The team explored how large-scale reinforcement learning (RL) can improve the intelligence of large language models, and is excited to launch our latest inference model, QwQ-32B. This is a model with 32 billion parameters, and its performance is comparable to DeepSeek-R1 with 671 billion parameters (37 billion of which are activated). This achievement highlights the effectiveness of applying reinforcement learning to powerful base models that have been pre-trained at a large scale. The team also integrated agent-related capabilities into the inference model, enabling it to think critically while using tools and adjust the reasoning process based on environmental feedback. The team hopes to prove that a powerful base model superimposed with large-scale reinforcement learning may be a viable path to general artificial intelligence.
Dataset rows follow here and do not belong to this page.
#ifndef WC_SYN_WAVE_OCC
#define WC_SYN_WAVE_OCC 2
#endif
#ifndef WC_SYN_ROWS_G
#define WC_SYN_ROWS_G 2
#endif
#ifndef WC_SYN_PARK_NOISE
#define WC_SYN_PARK_NOISE 1
#endif
#ifndef WC_SYN_ROW_PF
#define WC_SYN_ROW_PF 0
#endif
#ifndef WC_SYN_TRACE
#define WC_SYN_TRACE 0
#endif
#if WC_SYN_TRACE
#define SYN_STAMP(i) do { if (lane == 0) a.trace[gp * 16 + (i)] = __builtin_readcyclecounter(); } while (0)
#else
#define SYN_STAMP(i) do { } while (0)
#endif
template <bool ATOMIC>
__global__ __launch_bounds__(64) __attribute__((amdgpu_waves_per_eu(WC_SYN_WAVE_OCC, WC_SYN_WAVE_OCC))) void syn_pulse_wave_kernel(SynArgs a) {
	constexpr int N = 2048, M = 1024;
	__shared__ __attribute__((aligned(16))) double L[kWfLds];
	__shared__ __attribute__((aligned(16))) double T[kWfTabLds];
#if WC_SYN_PARK_NOISE
	__shared__ __attribute__((aligned(16))) double P[1024];
#endif
	const int lane = threadIdx.x;
#ifdef WC_SYN_LDS_PAD
	__shared__ double PAD[WC_SYN_LDS_PAD];
	if (a.fs < 0) PAD[lane] = 0.0;
#endif
	const long long total_p = a.pulse_prefix[a.n_utt];
	if ((long long)blockIdx.x >= 8 * ((total_p + 7) / 8)) return;
	const long long gp = xcd_frame(blockIdx.x, total_p);
	if (gp >= total_p) return;
	if (a.only_pulse >= 0 && gp != a.only_pulse) return;
	const int u = a.pulse_utt[gp];
	wf_tables_to_lds(T, a.tw, lane);
	const UttDesc ud = a.utts[u];
	const long long slot = a.cap_off[u] + (gp - a.pulse_prefix[u]);
	const int pidx = a.p.index[slot];
	const double shift = a.p.shift[slot];
	const int noise_size = a.p.noise_size[slot];
	const double vuv = (double)a.p.vuv[slot];
	const int fs = a.fs, Lf = ud.f_len;
	const double fp = a.frame_period;
	const double t = pidx / (double)fs;

	const int fl = min(Lf - 1, (int)floor(t / fp));
	const int ce = min(Lf - 1, (int)ceil(t / fp));
	const double ipol = uniform_d(t / fp - fl);
	const double *__restrict__ sf = a.sp + (ud.f_off + fl - ud.f_base) * (long long)(M + 1);
	const double *__restrict__ sc = a.sp + (ud.f_off + ce - ud.f_base) * (long long)(M + 1);
	const double *__restrict__ af = a.ap + (ud.f_off + fl - ud.f_base) * (long long)(M + 1);
	const double *__restrict__ ac = a.ap + (ud.f_off + ce - ud.f_base) * (long long)(M + 1);
	const bool same = fl == ce;
	auto blend = [&](double s0, double s1, double a0, double a1, double &env, double &ar) {
		if (same) {
			env = fabs(s0);
			const double s = safe_ap(a0);
			ar = s * s;
		} else {
			env = fma(1.0 - ipol, fabs(s0), ipol * fabs(s1));
			const double s = (1.0 - ipol) * safe_ap(a0) + ipol * safe_ap(a1);
			ar = s * s;
		}
	};
	double ar0;
	{
		double env;
		blend(sf[0], sc[0], af[0], ac[0], env, ar0);
		ar0 = uniform_d(ar0);
	}
#if WC_SYN_ROW_PF > 0
	double pf_s, pf_a;
	{
		const long long r2 = (ud.f_off + min(ce + WC_SYN_ROW_PF, Lf - 1) - ud.f_base) * (long long)(M + 1) + 16 * lane;
		pf_s = a.sp[r2];
		pf_a = a.ap[r2];
	}
#endif
	SYN_STAMP(0);
	SYN_STAMP(1);

	double dc = 0.0;
	const double sq = sqrt((double)noise_size);
#ifdef WC_SYN_RESP_ALIAS
	double *__restrict__ resp = a.resp + (gp & 2047) * (ATOMIC ? M : N);
#else
	double *__restrict__ resp = a.resp + gp * (ATOMIC ? M : N);
#endif
	double *__restrict__ yout = a.out + ud.y_off;
	const int ylen = ud.y_len;
	auto add2 = [&](int o, double v0, double v1) {
		if (o >= 0 && o < ylen) atomicAdd(yout + o, v0);
		if (o + 1 >= 0 && o + 1 < ylen) atomicAdd(yout + o + 1, v1);
	};
	const bool has_periodic = !(vuv <= 0.5 || ar0 > 0.999);
#pragma unroll 1
	for (int part = has_periodic ? 0 : 1; part < 2; ++part) {
		int ln = lane;
		WC_FRESH(ln);
		double wr[16], wi[16];
		double nr[16], ni[16], nsM = 0.0;
		if (part == 1) {
			const unsigned long long rstart = a.rng_start ? a.rng_start[u] : ud.rng_pos;
			const uint32_t *__restrict__ rng = a.rng_table + (rstart + (unsigned long long)(pidx - a.first_index[u]) - a.rng_base);
			double s = 0.0;
			{
				uint32_t raw[32];
#pragma unroll
				for (int q = 0; q < 16; ++q) {
					if ((q & 3) == 0 && q * 128 >= noise_size) break;
					const int i0 = 2 * ln + 128 * q;
					raw[2 * q] = rng[i0 < noise_size ? i0 : 0];
					raw[2 * q + 1] = rng[i0 + 1 < noise_size ? i0 + 1 : 0];
				}
				WF_SCHED_FENCE();
#pragma unroll
				for (int q = 0; q < 16; ++q) {
					nr[q] = ni[q] = 0.0;
					if (q * 128 < ((noise_size + 511) & ~511)) {
						const int i0 = 2 * ln + 128 * q;
						if (i0 < noise_size) nr[q] = raw[2 * q] / 268435456.0 - 6.0;
						if (i0 + 1 < noise_size) ni[q] = raw[2 * q + 1] / 268435456.0 - 6.0;
						s += nr[q] + ni[q];
					}
				}
			}
			s = wave_sum_all(s);
// ... 65 lines not shown
				}
			double sn_, reM;
			wf_sincos(coef * M, sn_, reM);
			yM = mM * reM;
		} else {
#if WC_SYN_PARK_NOISE
			{
				const double *rp = resp;
				asm volatile("" : "+s"(rp));
#pragma unroll
				for (int sI = 0; sI < 16; ++sI) {
					ni[sI] = rp[64 * sI + ln];
					nr[sI] = P[64 * sI + ln];
				}
				WF_SCHED_FENCE();
			}
#endif
#pragma unroll
			for (int sI = 0; sI < 16; ++sI) {
				const double x = wr[sI], y = wi[sI], nx = 0.5 * nr[sI], ny = 0.5 * ni[sI];
				wr[sI] = fma(x, nx, -(y * ny));
				wi[sI] = fma(x, ny, y * nx);
			}
			yM = mM * (0.5 * nsM);
		}
		wf_c2r_pack(wr, wi, yM, a.tw, ln);
		wf_fft1024_dif<-1>(wr, wi, L, a.tw, ln);
		SYN_STAMP(part ? 9 : 4);
		if (part == 0) {
#pragma unroll
			for (int q = 0; q < 8; ++q) {
				dc += wr[q] + wi[q];
				if (ATOMIC) {
					add2(pidx + 1 + 2 * ln + 128 * q, wr[q] * sq / N, wi[q] * sq / N);
				} else {
					*reinterpret_cast<double2 *>(resp + M + 2 * ln + 128 * q) = make_double2(wr[q] * sq, wi[q] * sq);
				}
			}
			dc = wave_sum_all(dc);
			SYN_STAMP(5);
		} else {
			const double dcs = has_periodic ? -dc * sq : 0.0;
			if (ATOMIC) {
#pragma unroll
				for (int q0 = 0; q0 < 8; q0 += 4) {
					double2 dr[4];
#pragma unroll
					for (int q = 0; q < 4; ++q) dr[q] = *reinterpret_cast<const double2 *>(a.dc_remover + 2 * ln + 128 * (q0 + q));
					WF_SCHED_FENCE();
#pragma unroll
					for (int q = 0; q < 4; ++q) {
						const int n = 2 * ln + 128 * (q0 + q);
						add2(pidx + 1 + n, fma(dcs, dr[q].x, wr[q0 + q]) / N, fma(dcs, dr[q].y, wi[q0 + q]) / N);
						add2(pidx + 1 - M + n, fma(dcs, dr[q].x, wr[q0 + q + 8]) / N, fma(dcs, dr[q].y, wi[q0 + q + 8]) / N);
					}
				}
			} else
#pragma unroll
			for (int q0 = 0; q0 < 8; q0 += 4) {
				double2 dr[4], pp[4];
#pragma unroll
				for (int q = 0; q < 4; ++q) {
					dr[q] = *reinterpret_cast<const double2 *>(a.dc_remover + 2 * ln + 128 * (q0 + q));
					pp[q] = has_periodic ? *reinterpret_cast<const double2 *>(resp + M + 2 * ln + 128 * (q0 + q)) : make_double2(0.0, 0.0);
				}
				WF_SCHED_FENCE();
#pragma unroll
				for (int q = 0; q < 4; ++q) {
					const int n = 2 * ln + 128 * (q0 + q);
					const double r0 = fma(dcs, dr[q].x, wr[q0 + q]) + pp[q].x, r1 = fma(dcs, dr[q].y, wi[q0 + q]) + pp[q].y;
					*reinterpret_cast<double2 *>(resp + n + M) = make_double2(r0 / N, r1 / N);
					const double r2 = fma(dcs, dr[q].x, wr[q0 + q + 8]), r3 = fma(dcs, dr[q].y, wi[q0 + q + 8]);
					*reinterpret_cast<double2 *>(resp + n) = make_double2(r2 / N, r3 / N);
				}
			}
			SYN_STAMP(10);
		}
	}
#if WC_SYN_ROW_PF > 0
	asm volatile("" ::"v"(pf_s), "v"(pf_a));
#endif
}
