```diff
@@ -2766,8 +2869,8 @@
 #if MTS_LZ2_STATS
 extern "C" int mts_debug_lz2_stats(unsigned long long *out)
 {
-    if (hipMemcpyFromSymbol(out, HIP_SYMBOL(mts::g_lz2_stats), 128) != hipSuccess) return -1;
-    unsigned long long z[16] = {0};
-    return hipMemcpyToSymbol(HIP_SYMBOL(mts::g_lz2_stats), z, 128) == hipSuccess ? 0 : -1;
-}
-#endif
+    if (hipMemcpyFromSymbol(out, HIP_SYMBOL(mts::g_lz2_stats), 192) != hipSuccess) return -1;
+    unsigned long long z[24] = {0};
+    return hipMemcpyToSymbol(HIP_SYMBOL(mts::g_lz2_stats), z, 192) == hipSuccess ? 0 : -1;
+}
+#endif
```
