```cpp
void gen_count_degrees(const GenParams& p, int64_t lo, int64_t rows, eid_t* deg, hipStream_t st);
void gen_fill(const GenParams& p, int64_t lo, int64_t rows, eid_t* cursor, vid_t* col, hipStream_t st);
void route_edges_count(const vid_t* u, const vid_t* v, int64_t m, int64_t part, int nranks, int64_t* counts,
                       hipStream_t st);
void route_edges_fill(const vid_t* u, const vid_t* v, int64_t m, int64_t part, int nranks, int64_t* cursor,
                      uint64_t* out, hipStream_t st);
void entries_count(const uint64_t* e, int64_t k, int64_t lo, eid_t* deg, hipStream_t st);
void entries_fill(const uint64_t* e, int64_t k, int64_t lo, eid_t* cursor, vid_t* col, hipStream_t st);
int route_max_ranks();
int64_t scan_tmp_elems(int64_t n);
void exclusive_scan(eid_t* data, int64_t n, eid_t* tmp, hipStream_t st);
void validate_levels(const ValidateArgs& a, hipStream_t st);
void compute_parents(const ParentArgs& a, hipStream_t st);

void degrees_u32(const eid_t* row_off, int64_t rows, uint32_t* out, hipStream_t st);
void row_heads(const eid_t* row_off, const vid_t* col, int64_t rows, vid_t* head, const uint32_t* hub_idx,
               hipStream_t st);
void encode_hub_cols(const vid_t* col, int64_t nnz, const uint32_t* hub_idx, vid_t* out, hipStream_t st);
void nz_word_counts(const eid_t* row_off, int64_t rows, int64_t words, eid_t* counts, hipStream_t st);
void nz_records(const eid_t* row_off, const vid_t* head, int64_t rows, int64_t words, const eid_t* nz_pref,
                NzRec* rec, eid_t* unit_base, hipStream_t st);
void nz_fill(const eid_t* row_off, const vid_t* head, int64_t rows, int64_t words, const eid_t* nz_pref,
             eid_t* nz_row_off, vid_t* nz_head, hipStream_t st);
void hub_count(const uint32_t* deg, int64_t n, uint32_t min_deg, eid_t* cnt, hipStream_t st);
void hub_assign(const uint32_t* deg, int64_t n, uint32_t min_deg, const eid_t* cnt, vid_t* hub_vertex,
                uint32_t* hub_idx, hipStream_t st);
void sort_neighbors(const eid_t* row_off, vid_t* col, int64_t rows, const uint32_t* key_deg, int64_t* list,
                    unsigned long long* count, hipStream_t st);
void sort_rows_by_id(const eid_t* row_off, vid_t* col, int64_t rows, int64_t n, int64_t* list,
                     unsigned long long* count, vid_t* tmp, hipStream_t st);
void reached_degree_sum(const ShardView& g, const lvl_t* level, int64_t* out2, hipStream_t st);
void degree_moments(const ShardView& g, int64_t* out2, hipStream_t st);

}
}
```

csrc/python/module.cpp:

```cpp
#include <pybind11/numpy.h>
#include <pybind11/pybind11.h>
#include <pybind11/stl.h>

#include <chrono>
#include <cstring>

#include "dbfs/engine.hpp"
#include "dbfs/shard_reader.hpp"

namespace py = pybind11;
using namespace dbfs;

namespace {

template <class T>
py::array_t<T> to_numpy(const std::vector<T>& v) {
  py::array_t<T> a(static_cast<py::ssize_t>(v.size()));
  if (!v.empty()) std::memcpy(a.mutable_data(), v.data(), v.size() * sizeof(T));
  return a;
}

template <class T>
std::vector<T> from_numpy(const py::array_t<T, py::array::c_style | py::array::forcecast>& a) {
  std::vector<T> v(static_cast<size_t>(a.size()));
// ... 538 lines not shown
            return std::shared_ptr<DeviceGraph>(DeviceGraph::from_file(*be, comm, path, threads));
          },
          py::arg("backend"), py::arg("comm"), py::arg("path"), py::arg("threads") = 0, py::keep_alive<0, 1>())
      .def_property_readonly("n", &DeviceGraph::n)
      .def_property_readonly("lo", &DeviceGraph::lo)
      .def_property_readonly("rows", &DeviceGraph::rows)
      .def_property_readonly("nnz", &DeviceGraph::nnz)
      .def_property_readonly("input_edges", &DeviceGraph::input_edges)
      .def_property_readonly("rank", &DeviceGraph::rank)
      .def_property_readonly("partition", &DeviceGraph::partition)
      .def("to_host", &DeviceGraph::to_host, py::call_guard<py::gil_scoped_release>())
      .def("sort_neighbors_by_degree", &DeviceGraph::sort_neighbors_by_degree, py::arg("comm"),
           py::arg("hubs") = true, py::arg("max_hubs") = kMaxHubs, py::arg("id_order") = true,
           py::arg("td_hubs") = true,
           py::call_guard<py::gil_scoped_release>())
      .def_property_readonly("col_by_id", &DeviceGraph::col_by_id)
      .def_property_readonly("td_hub_share", &DeviceGraph::td_hub_share)
      .def_property_readonly("hub_sorted", &DeviceGraph::hub_sorted)
      .def_property_readonly("nhubs", &DeviceGraph::nhubs)
      .def_property_readonly("ingest",
                             [](const DeviceGraph& g) {
                               return py::make_tuple(g.ingest().byte_begin, g.ingest().byte_end, g.ingest().edges);
                             })
      .def("degrees_of", &DeviceGraph::degrees_of);

  py::class_<RunResult>(m, "RunResult")
      .def_readonly("source", &RunResult::source)
      .def_readonly("ms", &RunResult::ms)
      .def_readonly("reached", &RunResult::reached)
      .def_readonly("edges", &RunResult::edges)
      .def_readonly("depth", &RunResult::depth)
      .def_readonly("gteps", &RunResult::gteps)
      .def_readonly("mispredicts", &RunResult::mispredicts)
      .def_property_readonly("chains",
                             [](const RunResult& r) {
                               py::list out;
                               for (const auto& c : r.chains)
                                 out.append(py::make_tuple(c.level, std::string(1, c.form), c.cap, c.gather, c.push, c.unvis, c.split, c.cut));
                               return out;
                             })
      .def("level_dicts", &level_dicts);

  py::class_<Engine, std::shared_ptr<Engine>>(m, "Engine")
      .def(py::init([](std::shared_ptr<DeviceGraph> g, std::shared_ptr<Comm> c, const std::string& mode, double alpha,
                       double beta, int bu_lane_limit, bool phase_timing, bool force_exchange) {
             EngineOptions o;
             o.mode = parse_mode(mode);
// ... 111 lines not shown
```
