def image_metrics_sums(img, gt, win=11, data_range=2.0, quantize8=True):
    for name, t in (("img", img), ("gt", gt)):
        _need_cuda(t, name)
        if t.dtype != torch.float32:
            raise TypeError("pointnerf_amd: image_metrics needs float32 images, %s is %s" % (name, t.dtype))
        if t.dim() != 3 or t.shape[2] != 3:
            raise ValueError("pointnerf_amd: image_metrics needs [H, W, 3] images, %s is %s" % (name, list(t.shape)))
        if not t.is_contiguous():
            raise ValueError("pointnerf_amd: image_metrics needs contiguous images, %s has strides %s" % (name, list(t.stride())))
    if img.shape != gt.shape or img.device != gt.device:
        raise ValueError("pointnerf_amd: image_metrics: img %s on %s and gt %s on %s differ" % (list(img.shape), img.device, list(gt.shape), gt.device))
    H, W = int(img.shape[0]), int(img.shape[1])
    lib = L.lib()
    nbytes = lib.pnerf_image_metrics_workspace_bytes(H, W, int(win))
    ws = torch.empty(max(nbytes, 8), dtype=torch.uint8, device=img.device)
    out4 = torch.empty(4, dtype=torch.float64, device=img.device)
    L.check(lib.pnerf_image_metrics(_ptr(img.detach()), _ptr(gt.detach()), H, W, int(win), float(data_range), 1 if quantize8 else 0,
                                    _ptr(out4), _ptr(ws), nbytes, _stream()), "pnerf_image_metrics")
    return out4


def image_metrics(img, gt, win=11, data_range=2.0, quantize8=True):
    out4 = image_metrics_sums(img, gt, win, data_range, quantize8)
    H, W = int(img.shape[0]), int(img.shape[1])
    n_win = (H - int(win) + 1) * (W - int(win) + 1)
    return torch.stack([out4[0] / float(H * W * 3), out4[1:].sum() / float(3 * n_win)])


def _f32(t, name, anchor=None):
    _need_cuda(t, name)
    if not t.is_floating_point():
        raise ValueError("pointnerf_amd: %s must be a floating-point tensor, got %s" % (name, t.dtype))
    if anchor is not None and t.device != anchor.device:
        raise ValueError("pointnerf_amd: %s is on %s, expected %s" % (name, t.device, anchor.device))
    return t.detach().float().contiguous()


def mvs_cost_volume(features, proj, depth_values, align_corners=False):
    f = _f32(features, "features")
    if f.dim() == 4:
        f = f[None]
    if f.dim() != 5:
        raise ValueError("pointnerf_amd: features must be [V,C,h,w] or [B,V,C,h,w], got %s" % list(features.shape))
    dv = _f32(depth_values, "depth_values", f)
    if dv.dim() != 2:
        raise ValueError("pointnerf_amd: depth_values must be [B,D], got %s" % list(depth_values.shape))
    B, D = dv.shape
    sets, V, C, h, w = f.shape
    _need_cuda(proj, "proj")
    if proj.dim() != 4 or proj.shape[0] != B or proj.shape[1] != V or proj.shape[2] not in (3, 4) or proj.shape[3] != 4:
        raise ValueError("pointnerf_amd: proj must be [%d,%d,3 or 4,4], got %s" % (B, V, list(proj.shape)))
    p = _f32(proj[:, :, :3, :], "proj", f)
    lib = L.lib()
    nws = lib.pnerf_mvs_cost_volume_workspace_bytes(sets, V, h, w)
    ws = torch.empty(max(nws, 8), dtype=torch.uint8, device=f.device)
    vol = torch.empty(B, C, D, h, w, dtype=torch.float32, device=f.device)
    L.check(lib.pnerf_mvs_cost_volume(_ptr(f), sets, _ptr(p), _ptr(dv), B, V, C, D, h, w, 1 if align_corners else 0, _ptr(vol), _ptr(ws), nws,
                                      _stream()), "pnerf_mvs_cost_volume")
    return vol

The birth of QwQ-32B marks a qualitative change in the "deep thinking" of language models. As an open source pioneer, it leads the new global AI landscape. Currently, after QwQ-32B is open source, it has ranked first in the HuggingFace global model trend.The open source of QwQ-32B marks an important breakthrough for the Chinese AI community in the field of efficient reasoning models. Although there is still a gap in professional benchmarks such as GPQA, its performance in clinical reasoning tasks such as AIME has shown great application potential. With Alibaba's continuous iterative optimization (the number of stars in the GitHub repository has exceeded 15k), the model is redefining the performance boundaries of medium-scale language models.The technical team revealed that the next-generation QwQ-64B model will adopt an innovative "liquid neural network" architecture, aiming to achieve 90% of the reasoning capabilities of DeepSeek R1 while maintaining a 32B level of parameters.